Saved entries
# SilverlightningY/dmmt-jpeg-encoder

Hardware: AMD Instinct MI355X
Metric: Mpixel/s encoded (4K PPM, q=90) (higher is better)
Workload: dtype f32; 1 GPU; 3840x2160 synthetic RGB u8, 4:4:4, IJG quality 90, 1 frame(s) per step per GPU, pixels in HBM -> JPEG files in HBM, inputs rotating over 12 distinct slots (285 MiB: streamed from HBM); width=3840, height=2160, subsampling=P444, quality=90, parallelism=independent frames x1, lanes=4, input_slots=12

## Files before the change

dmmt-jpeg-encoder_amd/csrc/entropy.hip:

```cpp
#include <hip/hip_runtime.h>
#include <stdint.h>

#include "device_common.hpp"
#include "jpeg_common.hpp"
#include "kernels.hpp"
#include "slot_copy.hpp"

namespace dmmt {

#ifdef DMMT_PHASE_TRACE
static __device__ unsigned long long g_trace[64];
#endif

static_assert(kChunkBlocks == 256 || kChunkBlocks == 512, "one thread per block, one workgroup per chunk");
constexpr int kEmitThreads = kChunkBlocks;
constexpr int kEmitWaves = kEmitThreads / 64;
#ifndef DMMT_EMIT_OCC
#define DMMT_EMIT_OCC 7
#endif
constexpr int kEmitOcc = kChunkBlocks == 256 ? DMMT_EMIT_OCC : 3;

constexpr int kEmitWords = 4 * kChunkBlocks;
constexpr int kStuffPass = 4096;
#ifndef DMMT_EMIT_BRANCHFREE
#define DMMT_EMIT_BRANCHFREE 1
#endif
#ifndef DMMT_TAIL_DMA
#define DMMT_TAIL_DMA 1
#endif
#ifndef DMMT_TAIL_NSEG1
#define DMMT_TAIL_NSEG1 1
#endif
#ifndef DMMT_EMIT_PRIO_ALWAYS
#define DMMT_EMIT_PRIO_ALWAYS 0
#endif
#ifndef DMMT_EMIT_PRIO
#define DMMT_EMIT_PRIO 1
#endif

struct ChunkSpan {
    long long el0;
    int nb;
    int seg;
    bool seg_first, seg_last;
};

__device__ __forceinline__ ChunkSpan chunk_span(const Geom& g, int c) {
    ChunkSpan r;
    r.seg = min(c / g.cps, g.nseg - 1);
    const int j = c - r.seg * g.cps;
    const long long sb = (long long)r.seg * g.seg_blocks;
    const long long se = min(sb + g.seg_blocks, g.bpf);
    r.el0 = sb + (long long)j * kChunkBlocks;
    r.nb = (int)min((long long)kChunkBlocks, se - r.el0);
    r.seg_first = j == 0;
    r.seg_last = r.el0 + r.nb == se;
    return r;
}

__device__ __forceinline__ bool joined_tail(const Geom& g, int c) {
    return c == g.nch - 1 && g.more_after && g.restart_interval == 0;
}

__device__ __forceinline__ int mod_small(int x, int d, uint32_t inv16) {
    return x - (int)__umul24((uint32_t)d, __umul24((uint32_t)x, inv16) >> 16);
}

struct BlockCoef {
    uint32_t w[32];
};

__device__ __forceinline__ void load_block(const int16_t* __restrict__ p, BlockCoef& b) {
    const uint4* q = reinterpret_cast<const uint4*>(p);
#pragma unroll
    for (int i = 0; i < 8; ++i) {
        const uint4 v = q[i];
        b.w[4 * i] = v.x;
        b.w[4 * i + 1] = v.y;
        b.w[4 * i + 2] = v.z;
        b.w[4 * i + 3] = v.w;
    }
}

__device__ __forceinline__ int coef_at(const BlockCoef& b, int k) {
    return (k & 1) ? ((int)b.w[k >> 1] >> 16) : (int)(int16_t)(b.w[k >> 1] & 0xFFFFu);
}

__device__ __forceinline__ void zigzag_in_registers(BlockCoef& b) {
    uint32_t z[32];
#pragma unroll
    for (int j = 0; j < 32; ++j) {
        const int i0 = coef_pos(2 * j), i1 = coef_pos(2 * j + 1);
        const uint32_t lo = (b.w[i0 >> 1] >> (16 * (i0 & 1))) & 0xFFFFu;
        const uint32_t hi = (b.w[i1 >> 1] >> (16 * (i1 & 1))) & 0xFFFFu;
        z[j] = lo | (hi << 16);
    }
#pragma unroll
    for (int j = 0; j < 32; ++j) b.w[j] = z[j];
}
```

* * *

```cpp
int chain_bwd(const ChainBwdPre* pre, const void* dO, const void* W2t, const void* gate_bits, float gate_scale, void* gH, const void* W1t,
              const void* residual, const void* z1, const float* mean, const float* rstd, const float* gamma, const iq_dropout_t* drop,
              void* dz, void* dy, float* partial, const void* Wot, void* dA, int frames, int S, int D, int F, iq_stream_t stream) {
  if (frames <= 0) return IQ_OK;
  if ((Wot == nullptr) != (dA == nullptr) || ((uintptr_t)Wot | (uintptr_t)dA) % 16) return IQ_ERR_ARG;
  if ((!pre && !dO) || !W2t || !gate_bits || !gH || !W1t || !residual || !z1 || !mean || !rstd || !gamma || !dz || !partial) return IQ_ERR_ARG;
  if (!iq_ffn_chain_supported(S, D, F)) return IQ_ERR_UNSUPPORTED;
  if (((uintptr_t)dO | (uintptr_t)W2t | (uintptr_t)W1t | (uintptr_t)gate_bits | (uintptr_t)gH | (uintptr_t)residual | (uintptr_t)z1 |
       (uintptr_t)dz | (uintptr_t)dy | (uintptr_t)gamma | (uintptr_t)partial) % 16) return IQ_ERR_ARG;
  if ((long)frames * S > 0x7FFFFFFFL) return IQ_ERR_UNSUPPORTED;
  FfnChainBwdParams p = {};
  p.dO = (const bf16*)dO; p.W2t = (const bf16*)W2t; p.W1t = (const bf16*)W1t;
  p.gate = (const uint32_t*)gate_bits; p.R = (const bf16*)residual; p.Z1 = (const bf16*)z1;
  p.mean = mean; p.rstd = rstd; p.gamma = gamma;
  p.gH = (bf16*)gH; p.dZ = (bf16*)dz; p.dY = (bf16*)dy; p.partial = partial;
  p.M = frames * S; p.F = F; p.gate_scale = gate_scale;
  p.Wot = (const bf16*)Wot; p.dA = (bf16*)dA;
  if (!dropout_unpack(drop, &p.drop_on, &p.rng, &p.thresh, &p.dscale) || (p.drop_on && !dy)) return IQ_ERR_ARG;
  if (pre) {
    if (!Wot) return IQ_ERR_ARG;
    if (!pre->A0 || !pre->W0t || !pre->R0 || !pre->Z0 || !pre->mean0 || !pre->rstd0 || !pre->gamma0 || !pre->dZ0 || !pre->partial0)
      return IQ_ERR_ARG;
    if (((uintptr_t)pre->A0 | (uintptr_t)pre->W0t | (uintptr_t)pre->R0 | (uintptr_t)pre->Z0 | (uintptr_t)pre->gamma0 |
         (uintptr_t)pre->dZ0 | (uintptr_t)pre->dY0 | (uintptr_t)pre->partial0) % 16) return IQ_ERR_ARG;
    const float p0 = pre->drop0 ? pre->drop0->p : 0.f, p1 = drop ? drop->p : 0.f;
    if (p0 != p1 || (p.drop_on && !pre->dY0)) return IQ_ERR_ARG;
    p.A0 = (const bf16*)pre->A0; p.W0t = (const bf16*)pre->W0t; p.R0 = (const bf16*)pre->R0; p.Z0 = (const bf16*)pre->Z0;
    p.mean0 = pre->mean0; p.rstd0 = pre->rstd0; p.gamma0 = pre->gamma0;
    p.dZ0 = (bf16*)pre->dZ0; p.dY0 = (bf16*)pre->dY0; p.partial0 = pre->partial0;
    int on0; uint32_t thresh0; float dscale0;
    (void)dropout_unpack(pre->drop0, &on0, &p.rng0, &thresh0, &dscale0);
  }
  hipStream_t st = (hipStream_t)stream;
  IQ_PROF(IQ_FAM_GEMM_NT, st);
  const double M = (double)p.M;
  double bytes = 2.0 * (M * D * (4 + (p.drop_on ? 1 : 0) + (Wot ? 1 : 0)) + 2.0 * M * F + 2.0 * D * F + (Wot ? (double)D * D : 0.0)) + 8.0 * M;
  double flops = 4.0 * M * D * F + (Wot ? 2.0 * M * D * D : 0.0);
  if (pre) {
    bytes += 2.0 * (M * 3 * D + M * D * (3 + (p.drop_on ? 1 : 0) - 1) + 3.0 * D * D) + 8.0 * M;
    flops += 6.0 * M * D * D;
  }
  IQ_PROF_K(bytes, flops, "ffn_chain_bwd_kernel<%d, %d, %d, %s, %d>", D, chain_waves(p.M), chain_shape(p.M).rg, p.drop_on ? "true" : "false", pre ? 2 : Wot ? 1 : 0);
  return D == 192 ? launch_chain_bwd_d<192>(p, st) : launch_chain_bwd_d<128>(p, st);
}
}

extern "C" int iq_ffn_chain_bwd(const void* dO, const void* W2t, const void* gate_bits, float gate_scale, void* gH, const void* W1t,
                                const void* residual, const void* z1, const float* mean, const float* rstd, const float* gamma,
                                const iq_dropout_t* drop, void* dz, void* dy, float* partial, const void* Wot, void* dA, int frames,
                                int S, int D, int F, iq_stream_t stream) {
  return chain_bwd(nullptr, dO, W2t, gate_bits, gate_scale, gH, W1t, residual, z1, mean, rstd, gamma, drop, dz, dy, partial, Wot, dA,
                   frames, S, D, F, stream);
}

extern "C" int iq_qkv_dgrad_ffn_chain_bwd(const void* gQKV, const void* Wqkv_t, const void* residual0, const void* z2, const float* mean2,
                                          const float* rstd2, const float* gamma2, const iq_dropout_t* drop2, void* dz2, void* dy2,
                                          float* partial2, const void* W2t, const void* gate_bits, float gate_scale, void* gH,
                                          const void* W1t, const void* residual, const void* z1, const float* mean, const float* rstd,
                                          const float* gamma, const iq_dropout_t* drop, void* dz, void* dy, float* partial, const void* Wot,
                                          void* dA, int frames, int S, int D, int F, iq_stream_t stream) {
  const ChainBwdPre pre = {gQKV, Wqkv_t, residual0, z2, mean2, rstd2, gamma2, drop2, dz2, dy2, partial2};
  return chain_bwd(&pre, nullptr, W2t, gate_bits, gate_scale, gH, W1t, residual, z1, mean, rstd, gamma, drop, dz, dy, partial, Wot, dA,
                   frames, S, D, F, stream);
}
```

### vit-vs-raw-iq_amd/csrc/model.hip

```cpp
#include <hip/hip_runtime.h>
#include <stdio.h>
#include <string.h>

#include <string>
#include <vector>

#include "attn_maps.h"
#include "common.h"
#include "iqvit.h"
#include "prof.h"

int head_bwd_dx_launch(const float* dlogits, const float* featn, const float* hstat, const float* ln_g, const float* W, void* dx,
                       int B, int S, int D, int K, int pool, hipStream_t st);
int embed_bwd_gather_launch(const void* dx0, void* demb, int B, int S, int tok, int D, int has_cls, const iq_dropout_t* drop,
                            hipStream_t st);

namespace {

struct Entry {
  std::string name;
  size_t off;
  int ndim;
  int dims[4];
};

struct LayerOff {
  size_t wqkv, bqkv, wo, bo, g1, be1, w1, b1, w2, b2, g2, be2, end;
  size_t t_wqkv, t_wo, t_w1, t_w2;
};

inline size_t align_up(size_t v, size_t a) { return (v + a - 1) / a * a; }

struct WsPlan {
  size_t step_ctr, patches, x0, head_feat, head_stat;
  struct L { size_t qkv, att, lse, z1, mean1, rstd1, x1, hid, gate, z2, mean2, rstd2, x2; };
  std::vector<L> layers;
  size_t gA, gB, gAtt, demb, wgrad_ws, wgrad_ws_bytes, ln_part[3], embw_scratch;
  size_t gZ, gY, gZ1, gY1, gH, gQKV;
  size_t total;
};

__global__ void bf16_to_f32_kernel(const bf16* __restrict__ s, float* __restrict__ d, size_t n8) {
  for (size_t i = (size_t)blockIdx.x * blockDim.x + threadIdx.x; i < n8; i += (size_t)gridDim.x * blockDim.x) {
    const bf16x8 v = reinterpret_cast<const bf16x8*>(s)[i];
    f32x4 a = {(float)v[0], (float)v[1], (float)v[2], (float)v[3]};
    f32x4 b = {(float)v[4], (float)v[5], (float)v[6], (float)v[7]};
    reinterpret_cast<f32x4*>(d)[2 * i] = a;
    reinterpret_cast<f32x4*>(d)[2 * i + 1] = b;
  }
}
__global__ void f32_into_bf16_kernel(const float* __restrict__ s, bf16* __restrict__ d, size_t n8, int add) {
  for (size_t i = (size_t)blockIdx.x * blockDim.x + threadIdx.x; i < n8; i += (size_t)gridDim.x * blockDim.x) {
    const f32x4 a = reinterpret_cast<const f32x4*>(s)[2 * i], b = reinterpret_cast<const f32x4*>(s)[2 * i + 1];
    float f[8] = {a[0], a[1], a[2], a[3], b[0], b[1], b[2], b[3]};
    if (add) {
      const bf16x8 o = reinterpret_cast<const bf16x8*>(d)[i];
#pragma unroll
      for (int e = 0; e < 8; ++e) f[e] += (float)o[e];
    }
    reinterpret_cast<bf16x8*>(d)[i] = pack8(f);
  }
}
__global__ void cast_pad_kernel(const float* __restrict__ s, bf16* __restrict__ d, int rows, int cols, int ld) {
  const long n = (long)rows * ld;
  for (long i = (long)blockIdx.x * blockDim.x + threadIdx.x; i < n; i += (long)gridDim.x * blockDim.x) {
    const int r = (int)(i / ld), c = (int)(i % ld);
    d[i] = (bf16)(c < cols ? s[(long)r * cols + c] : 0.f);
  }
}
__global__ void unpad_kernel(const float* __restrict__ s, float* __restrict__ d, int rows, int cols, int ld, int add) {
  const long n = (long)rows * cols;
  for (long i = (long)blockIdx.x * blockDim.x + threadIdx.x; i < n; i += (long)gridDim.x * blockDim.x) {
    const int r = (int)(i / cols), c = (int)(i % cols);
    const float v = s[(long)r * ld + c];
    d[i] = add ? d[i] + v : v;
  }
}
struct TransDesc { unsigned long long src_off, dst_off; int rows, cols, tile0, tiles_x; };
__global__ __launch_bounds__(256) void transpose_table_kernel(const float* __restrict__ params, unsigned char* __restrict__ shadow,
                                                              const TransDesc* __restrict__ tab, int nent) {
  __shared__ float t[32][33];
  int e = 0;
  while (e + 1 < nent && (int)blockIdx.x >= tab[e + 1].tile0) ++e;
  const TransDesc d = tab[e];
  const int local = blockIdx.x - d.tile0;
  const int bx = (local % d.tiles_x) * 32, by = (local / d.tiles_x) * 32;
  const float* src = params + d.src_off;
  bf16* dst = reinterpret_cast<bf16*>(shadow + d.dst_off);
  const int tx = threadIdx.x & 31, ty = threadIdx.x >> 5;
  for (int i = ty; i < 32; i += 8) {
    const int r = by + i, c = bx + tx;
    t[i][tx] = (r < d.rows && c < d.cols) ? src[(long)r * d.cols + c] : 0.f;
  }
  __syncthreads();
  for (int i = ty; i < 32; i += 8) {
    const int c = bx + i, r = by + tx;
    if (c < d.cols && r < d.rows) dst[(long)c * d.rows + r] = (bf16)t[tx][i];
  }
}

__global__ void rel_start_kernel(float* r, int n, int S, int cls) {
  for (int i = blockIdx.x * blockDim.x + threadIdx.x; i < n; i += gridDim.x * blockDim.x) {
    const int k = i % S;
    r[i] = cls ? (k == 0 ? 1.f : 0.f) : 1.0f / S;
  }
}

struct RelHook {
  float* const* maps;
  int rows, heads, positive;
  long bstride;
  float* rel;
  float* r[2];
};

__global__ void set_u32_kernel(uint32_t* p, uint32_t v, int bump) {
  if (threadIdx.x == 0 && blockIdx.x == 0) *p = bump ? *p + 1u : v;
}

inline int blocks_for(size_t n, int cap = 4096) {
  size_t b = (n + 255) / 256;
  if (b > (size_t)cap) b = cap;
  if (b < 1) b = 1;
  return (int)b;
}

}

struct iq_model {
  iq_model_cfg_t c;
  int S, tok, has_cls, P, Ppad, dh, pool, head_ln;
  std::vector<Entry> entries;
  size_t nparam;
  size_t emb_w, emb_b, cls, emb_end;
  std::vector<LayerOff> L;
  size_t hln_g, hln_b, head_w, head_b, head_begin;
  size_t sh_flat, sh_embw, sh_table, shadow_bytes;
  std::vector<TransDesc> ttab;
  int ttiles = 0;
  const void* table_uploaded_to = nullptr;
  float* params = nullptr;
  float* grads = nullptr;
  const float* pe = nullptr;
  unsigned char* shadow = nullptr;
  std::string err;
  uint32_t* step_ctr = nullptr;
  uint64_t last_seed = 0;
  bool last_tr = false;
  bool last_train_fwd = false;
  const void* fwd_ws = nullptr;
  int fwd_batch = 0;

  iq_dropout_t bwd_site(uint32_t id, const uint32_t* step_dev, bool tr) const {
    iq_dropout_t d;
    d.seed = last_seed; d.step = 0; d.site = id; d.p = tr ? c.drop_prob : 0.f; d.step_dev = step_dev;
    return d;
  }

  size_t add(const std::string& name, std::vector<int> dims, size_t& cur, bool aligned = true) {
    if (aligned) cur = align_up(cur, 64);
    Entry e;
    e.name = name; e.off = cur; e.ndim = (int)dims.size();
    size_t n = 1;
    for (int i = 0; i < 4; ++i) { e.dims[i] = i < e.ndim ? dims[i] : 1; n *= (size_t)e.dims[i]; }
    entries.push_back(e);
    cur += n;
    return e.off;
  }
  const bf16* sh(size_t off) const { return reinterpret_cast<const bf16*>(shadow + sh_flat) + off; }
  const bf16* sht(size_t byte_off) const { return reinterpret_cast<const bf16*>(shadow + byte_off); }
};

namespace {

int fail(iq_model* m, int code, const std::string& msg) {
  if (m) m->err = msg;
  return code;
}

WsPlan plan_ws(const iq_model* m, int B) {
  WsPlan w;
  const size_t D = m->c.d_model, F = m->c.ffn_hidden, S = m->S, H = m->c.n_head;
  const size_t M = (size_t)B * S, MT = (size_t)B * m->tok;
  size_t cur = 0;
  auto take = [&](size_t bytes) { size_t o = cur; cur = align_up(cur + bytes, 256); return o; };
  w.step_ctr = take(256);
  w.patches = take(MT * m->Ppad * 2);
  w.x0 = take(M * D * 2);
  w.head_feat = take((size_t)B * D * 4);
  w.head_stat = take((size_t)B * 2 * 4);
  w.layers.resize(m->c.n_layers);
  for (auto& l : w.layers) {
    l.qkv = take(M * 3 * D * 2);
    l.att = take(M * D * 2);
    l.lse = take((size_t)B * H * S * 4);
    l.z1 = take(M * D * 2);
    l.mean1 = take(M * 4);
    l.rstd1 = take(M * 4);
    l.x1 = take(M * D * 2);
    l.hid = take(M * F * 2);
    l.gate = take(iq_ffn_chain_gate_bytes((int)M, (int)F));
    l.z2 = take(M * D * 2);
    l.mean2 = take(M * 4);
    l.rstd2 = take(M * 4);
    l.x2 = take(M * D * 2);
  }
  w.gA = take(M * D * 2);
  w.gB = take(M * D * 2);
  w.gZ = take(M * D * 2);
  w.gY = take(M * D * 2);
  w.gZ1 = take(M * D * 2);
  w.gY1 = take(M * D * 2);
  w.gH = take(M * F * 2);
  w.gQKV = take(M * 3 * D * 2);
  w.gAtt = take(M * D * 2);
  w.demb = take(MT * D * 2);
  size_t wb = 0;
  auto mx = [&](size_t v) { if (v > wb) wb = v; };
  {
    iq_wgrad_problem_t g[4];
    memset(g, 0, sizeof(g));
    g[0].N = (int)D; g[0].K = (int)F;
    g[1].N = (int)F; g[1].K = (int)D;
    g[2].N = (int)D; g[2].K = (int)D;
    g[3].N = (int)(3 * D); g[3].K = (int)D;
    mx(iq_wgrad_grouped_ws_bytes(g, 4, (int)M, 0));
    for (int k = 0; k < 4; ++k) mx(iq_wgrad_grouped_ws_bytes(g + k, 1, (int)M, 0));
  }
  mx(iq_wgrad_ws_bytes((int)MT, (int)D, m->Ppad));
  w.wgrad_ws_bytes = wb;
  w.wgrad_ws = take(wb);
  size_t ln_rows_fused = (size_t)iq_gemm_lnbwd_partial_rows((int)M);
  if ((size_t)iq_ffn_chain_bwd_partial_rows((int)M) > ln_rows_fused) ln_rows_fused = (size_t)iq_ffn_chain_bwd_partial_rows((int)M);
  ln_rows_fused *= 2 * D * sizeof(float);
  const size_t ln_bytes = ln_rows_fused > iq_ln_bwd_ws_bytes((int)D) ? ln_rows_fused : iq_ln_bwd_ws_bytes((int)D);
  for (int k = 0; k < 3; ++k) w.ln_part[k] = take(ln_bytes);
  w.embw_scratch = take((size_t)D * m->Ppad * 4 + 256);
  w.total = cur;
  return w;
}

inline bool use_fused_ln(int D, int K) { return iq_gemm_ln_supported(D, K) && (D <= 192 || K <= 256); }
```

* **What you will do**: Find the lines above with the word "string". Copy them out.

* **Answer**:
#include <string.h>
#include <string>
  std::string name;
  std::string err;
  size_t add(const std::string& name, std::vector<int> dims, size_t& cur, bool aligned = true) {
int fail(iq_model* m, int code, const std::string& msg) {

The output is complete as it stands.